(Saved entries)
template <typename T, typename RT>
__device__ __forceinline__ bool beam_pass(BeamLds<RT>& W, const BeamScene& g,
                                          const BeamCentre& ctr, const int lane,
                                          const int bundle, const bool live, const int skip,
                                          const bool first_pass, const int coherent_only,
                                          unsigned* _wi, unsigned* work = nullptr) {
  TFRT_TICK_INIT;
  const float4* __restrict__ susphere = g.susphere;
  const float4* __restrict__ clsphere = g.clsphere;
  const float4* __restrict__ csphere = g.csphere;
  const float4* __restrict__ crec = g.crec;
  const double* __restrict__ fverts = g.fverts;
  const int n_clusters = g.n_clusters, n_super = g.n_super;
  const double eps_int = g.eps_int, eps_size = g.eps_size, eps_start = g.eps_start;
  const float4 never = make_float4(0.f, 0.f, 0.f, -1.f);
  W.best_k[lane] = dkey(INFINITY);
  W.best_i[lane] = -1;
  const double cx = ctr.c[0], cy = ctr.c[1], cz = ctr.c[2];
  const float cxf = ctr.cf[0], cyf = ctr.cf[1], czf = ctr.cf[2];
  auto rel = [](const RT v, const double c, const float cf) -> float {
    if constexpr (sizeof(T) <= 4) return (float)v - cf;
    else return (float)((double)v - c);
  };
  const float es_f = (float)eps_size;
  int xn = 0;

  auto decide = [&](const int nb) {
    TFRT_STAT(28, 1);
    TFRT_WAVE_NOTE(1, 1);
    wave_fence();
    beam_decide<RT>(nb, lane, (LdsPtr<const uint32_t>)&W.x_pair[0],
                    (LdsPtr<const RT>)&W.rtab[0][0], (LdsPtr<unsigned long long>)&W.best_k[0],
                    (LdsPtr<int32_t>)&W.best_i[0], fverts, eps_int, eps_size, eps_start);
  };

  TFRT_STAT(8, 1);
  constexpr int BEAM_ATTEMPTS = 20;
  TFRT_TICK(0);
  float gap = -1.f;
  unsigned long long cuts = 0ull;
  int lo = 0, attempts = 0;
  bool spread = false;
  while (lo < bundle) {
    ++attempts;
    TFRT_STAT(30, 1);
    TFRT_WAVE_NOTE(0, 1);
    const unsigned long long above = lo < 63 ? (cuts >> (lo + 1)) << (lo + 1) : 0ull;
    const int hi = above != 0ull ? __ffsll((long long)above) - 1 : bundle;
    const int len = hi - lo;
    wave_fence();
    RT own[6];
#pragma unroll
    for (int k = 0; k < 6; ++k) own[k] = W.rtab[k][lane];
    const float sx = rel(own[0], cx, cxf), sy = rel(own[1], cy, cyf), sz = rel(own[2], cz, czf);
    const float dx = (float)(own[3] - own[0]), dy = (float)(own[4] - own[1]),
                dz = (float)(own[5] - own[2]);
    const float len2 = dx * dx + dy * dy + dz * dz;
    const bool ok = live && len2 > 0.f && len2 < 3.0e38f;
    const float inv = ok ? __builtin_amdgcn_rsqf(len2) : 0.f;
    const float ux = dx * inv, uy = dy * inv, uz = dz * inv;
    const float rabs = fabsf(sx) + fabsf(sy) + fabsf(sz);
    const bool sel = ok && lane >= lo && lane < hi;
    const float4 su_first = lane < n_super ? susphere[lane] : never;
    const float cnt = (float)__popcll(__ballot(sel));
    bool narrow = true, brute = false;
    int ns = 0, nc = 0, nf = 0;
    Beam bm = {0.f, 0.f, 0.f, 0.f, 0.f, 1.f, 0.f, 0.f, -INFINITY, 1.f, 0.f, 0.f, 0.f, 1.f, 0.f,
               INFINITY, 0.f};
    float ray_t = 0.f, ray_dt = 0.f, ray_terr = 0.f;
    float Ax = 0.f, Ay = 0.f, Mx = 0.f, My = 0.f, Mlen = 0.f, Perr = 0.f, Pm = 0.f;
    if (cnt > 0.f) {
      float swx = sel ? ux : 0.f, swy = sel ? uy : 0.f, swz = sel ? uz : 0.f;
      float sox = sel ? sx : 0.f, soy = sel ? sy : 0.f, soz = sel ? sz : 0.f;
      float Lw = sel ? rabs : 0.f;
      wave_sum4(swx, swy, swz, sox);
      wave_sum2_max(soy, soz, Lw);
      const float wl2 = swx * swx + swy * swy + swz * swz;
      narrow = wl2 > 0.49f * cnt * cnt;
      spread = !narrow;
      const float wi = narrow ? __builtin_amdgcn_rsqf(wl2) : 0.f;
      bm.wx = swx * wi; bm.wy = swy * wi; bm.wz = swz * wi;
      const float icnt = __builtin_amdgcn_rcpf(cnt);
      bm.ox = sox * icnt; bm.oy = soy * icnt; bm.oz = soz * icnt;
      const float cosk = ux * bm.wx + uy * bm.wy + uz * bm.wz;
      if (__any(sel && !(cosk > 0.7f))) narrow = false, spread = true;
      const float px = sx - bm.ox, py = sy - bm.oy, pz = sz - bm.oz;
      const float ts = px * bm.wx + py * bm.wy + pz * bm.wz;
      ray_t = ts;
      ray_dt = dx * bm.wx + dy * bm.wy + dz * bm.wz;
      ray_terr = 1e-5f * (rabs + fabsf(bm.ox) + fabsf(bm.oy) + fabsf(bm.oz));
      {
        const float f0 = fabsf(bm.wx), f1 = fabsf(bm.wy), f2 = fabsf(bm.wz);
        const bool k0 = f0 <= f1 && f0 <= f2, k1 = !k0 && f1 <= f2;
        const float kx = k0 ? 1.f : 0.f, ky = k1 ? 1.f : 0.f, kz = (!k0 && !k1) ? 1.f : 0.f;
        const float cxx = bm.wy * kz - bm.wz * ky, cyy = bm.wz * kx - bm.wx * kz,
                    czz = bm.wx * ky - bm.wy * kx;
// ... 60 lines not shown
      }
      wave_fence();
      TFRT_TICK(2);
      if (narrow && ns > 0) {
        for (int b = 0; b < ns * SUPER; b += 64) {
          const int k = b + lane;
          bool hit = false;
          int cl = 0;
          if (k < ns * SUPER) {
            cl = (int)W.slist[k >> 3] * SUPER + (k & 7);
            if (cl < n_clusters) hit = beam_touch(bm, clsphere[cl]);
          }
          const unsigned long long m = __ballot(hit);
          if (hit) {
            const int pos = nc + rank_below(m);
            if (pos < BEAM_CLIST) W.clist[pos] = (uint16_t)cl;
          }
          nc += __popcll(m);
        }
        narrow = nc <= BEAM_CLIST && n_clusters <= 65536;
      }
      wave_fence();
      TFRT_TICK(3);
      if (narrow && nc > 0) {
        for (int b = 0; b < nc * CLUSTER; b += 64) {
          const int k = b + lane;
          bool hit = false;
          unsigned slot = 0;
          if (k < nc * CLUSTER) {
            slot = (unsigned)W.clist[k >> 4] * CLUSTER + (unsigned)(k & 15);
            hit = beam_touch(bm, csphere[slot]);
          }
          const unsigned long long m = __ballot(hit);
          if (hit) {
            const int pos = nf + rank_below(m);
            if (pos < BEAM_FLIST) W.flist[pos] = slot;
          }
          nf += __popcll(m);
        }
        narrow = nf <= BEAM_FLIST && !(nf > BEAM_WIDE && len > 8 && attempts <= 6);
      }
      wave_fence();
      TFRT_TICK(4);
    }
    if (!narrow) {
      TFRT_TICK(10);
      const bool hopeless = !coherent_only &&
                            ((len == bundle && (spread || (nc > 64 && nc > n_clusters / 4))) ||
                             attempts >= BEAM_ATTEMPTS);
      if (len > 1 && !hopeless) {
        if (cuts == 0ull) {
          const float su = sx * ux + sy * uy + sz * uz;
          const float fx = sx - su * ux, fy = sy - su * uy, fz = sz - su * uz;
          const float gx = fx - __shfl_up(fx, 1, 64), gy = fy - __shfl_up(fy, 1, 64),
                      gz = fz - __shfl_up(fz, 1, 64);
          const float hx = ux - __shfl_up(ux, 1, 64), hy = uy - __shfl_up(uy, 1, 64),
                      hz = uz - __shfl_up(uz, 1, 64);
          const bool prev_ok = __shfl_up(ok ? 1 : 0, 1, 64) != 0;
          gap = 0.f;
          if (ok && prev_ok && lane > 0)
            gap = gx * gx + gy * gy + gz * gz +
                  (sx * sx + sy * sy + sz * sz) * (hx * hx + hy * hy + hz * hz);
          if (!(gap >= 0.f)) gap = 0.f;
        }
        const bool inside = lane > lo && lane < hi;
        const float widest = wave_max_f(inside ? gap : -1.f);
        const unsigned long long at = __ballot(inside && gap == widest);
        const int g = (widest > 0.f && at != 0ull) ? __ffsll((long long)at) - 1 : lo + (len >> 1);
        cuts |= 1ull << g;
        continue;
      }
      if (len == 1 && !hopeless) {
        brute = true;
      } else {
        TFRT_STAT(ns > BEAM_SLIST ? 10 : (nc > BEAM_CLIST ? 11 : (nf > BEAM_FLIST ? 12 : 9)), 1);
        TFRT_STAT(15, lo);
        return false;
      }
    }

    TFRT_STAT(13, nf);
    TFRT_WAVE_NOTE(3, nf);
    TFRT_TICK(5);
    auto reach_now = [&]() {
      const double best = dkey_inv(W.best_k[lane]);
      const float bu = next_up_f((float)best) * ray_dt;
      return ray_t + bu + 1e-5f * fabsf(bu) + ray_terr;
    };
    float myreach = reach_now();
    bool queued = false;
    const int n_cand = brute ? n_clusters * CLUSTER : nf;
    int f0 = 0;
    do {
      const int nb = min(64, n_cand - f0);
      if (work != nullptr) work[1] += (unsigned)nb;
      float4 rec[4] = {never, never, never, never};
      bool touch = false;
      float tnear = INFINITY;
      bool cand = lane < nb;
      if (brute && cand) {
        const float4 sp = csphere[f0 + lane];
        const float vx = sp.x - bm.ox, vy = sp.y - bm.oy, vz = sp.z - bm.oz;
        const float vu = vx * bm.wx + vy * bm.wy + vz * bm.wz;
        const float v2 = vx * vx + vy * vy + vz * vz;
        const float rr = __builtin_amdgcn_sqrtf(sp.w) * 1.000002f + bm.radius(vu, 0.f);
        cand = v2 - vu * vu <= rr * rr + 4e-6f * v2;
      }
      if (cand) {
        const int64_t memb = brute ? (int64_t)(f0 + lane) : (int64_t)W.flist[f0 + lane];
        const float4 r0 = crec[3 * memb], r1 = crec[3 * memb + 1], r2 = crec[3 * memb + 2];
        touch = face_frame(bm, r0, r1, r2, es_f, rec) && __float_as_int(r0.w) >= 0;
        tnear = rec[0].w;
        if (tnear != tnear) tnear = -INFINITY;
        rec[0].w = tnear;
      }
      f0 += 64;
      const bool closing = f0 >= n_cand && hi == bundle;
      const unsigned long long tm = __ballot(touch);
      const int nt = __popcll(tm);
      int place = 0;
      for (unsigned long long rest = tm; rest != 0ull; rest &= rest - 1ull) {
        const int o = __ffsll((long long)rest) - 1;
        const float to = bcast_f(tnear, o);
        place += (to < tnear || (to == tnear && o < lane)) ? 1 : 0;
      }
      wave_fence();
      if (touch) {
        W.ftab[place][0] = rec[0];
        W.ftab[place][1] = rec[1];
        W.ftab[place][2] = rec[2];
        W.ftab[place][3] = rec[3];
      }
      wave_fence();
      TFRT_STAT(27, nt);
      TFRT_TICK(6);
      float span = -INFINITY;
      auto on_face = [&](const float word, int* j, float* thi) {
        const float tn = bcast_f(word, 3);
        *thi = bcast_f(word, 7);
        *j = __float_as_int(bcast_f(word, 14));
        float room, e0, e1, e2;
        face_edges(word, Ax, Ay, Mx, My, Mlen, Perr, Pm, room, e0, e1, e2);
        const bool behind = bm.tmin > -INFINITY && *thi < ray_t - ray_terr;
        return (sel & (*j != skip) & !(myreach < tn) & !behind) &
               (!(e0 > room) & !(e1 > room) & !(e2 > room));
      };
      for (int c = 0;; c += 2) {
        const bool end = c >= nt;
        const bool two = c + 1 < nt;
        const float* recs = reinterpret_cast<const float*>(&W.ftab[end ? 0 : c][0]) + (lane & 15);
        const float word = recs[0], word2 = recs[16];
        const float tn = end ? INFINITY : bcast_f(word, 3);
        const bool flush =
            end ? closing
                : (tn > span && __ballot(sel && !(queued || myreach < INFINITY)) == 0ull);
        while (xn >= 64 || (flush && xn > 0)) {
          const int nd = min(xn, 64);
          wave_fence();
          decide(nd);
          uint32_t tp = 0u, tq = 0u;
          if (lane < xn - nd) tp = W.x_pair[nd + lane];
          if (lane + 64 < xn - nd) tq = W.x_pair[nd + 64 + lane];
          wave_fence();
          if (lane < xn - nd) W.x_pair[lane] = tp;
          if (lane + 64 < xn - nd) W.x_pair[64 + lane] = tq;
          xn -= nd;
          wave_fence();
          if (xn == 0) queued = false;
          myreach = reach_now();
// ... 327 lines not shown
      const double* fp = fnorm + 3 * (int64_t)tri;
#pragma unroll
      for (int q = 0; q < 3; ++q) un[q] = fp[q];
      if (feta != nullptr) {
        const double* fe = feta + 4 * (int64_t)tri;
        n1 = fe[0];
        n2 = fe[1];
        n_in = fe[2];
      } else {
        double n_out;
        face_indices(sc, tri, rid, &n_in, &n_out);
        snell_ratios(n_in, n_out, &n1, &n2);
      }
      const Snell3 f = snell3d_core(s, h, un, n1, n2, n_in == 0.0);
      rec_cls[i] = (uint8_t)(cls | (f.nu > 0.0 ? TAPE_INTERNAL : 0) | (f.reflect ? TAPE_REFLECT : 0));
      double e2[3];
      for (int k = 0; k < 3; ++k) e2[k] = advance(h[k], L, f.w[k]);
      store_ray3(rays_out, stride_out, slot, h, e2);
      ray_id_out[slot] = rid;
      last_tri_out[slot] = tri;
      rec_slot[i] = slot;
      if (prep_next != nullptr) {
        double sr[3], er[3], u[3], scv[3];
        for (int k = 0; k < 3; ++k) {
          sr[k] = static_cast<double>(static_cast<T>(h[k]));
          er[k] = static_cast<double>(static_cast<T>(e2[k]));
        }
        float o[8];
        ray_filter_state(sr, er, c0, o, u, scv);
#pragma unroll
        for (int k = 0; k < 8; ++k) prep_next[k * pstride + slot] = o[k];
      }
    }
  }
  if (!ok) atomicOr(err, ERR_CAPACITY);
}

inline int inplace_bundle(int64_t N) { return N <= 160 * 1024 ? 32 : 64; }
inline size_t inplace_wstride(int64_t N) { return ((size_t)((N > 0 ? N : 1) + 31) / 32 + 63) / 64 * 64; }

template <typename T>
struct InplaceArgs {
  const T* src;
  int64_t src_stride;
  int32_t N, P, bundle, nwaves;
  const InplaceTape* tape;
  const int32_t* sched;
  int32_t ngroups, gshift;
};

### EXERCISE INSTRUCTIONS
Locate and copy each line in the data above that includes the word "work".

### TASK SOLUTION
                                          unsigned* _wi, unsigned* work = nullptr) {
      if (work != nullptr) work[1] += (unsigned)nb;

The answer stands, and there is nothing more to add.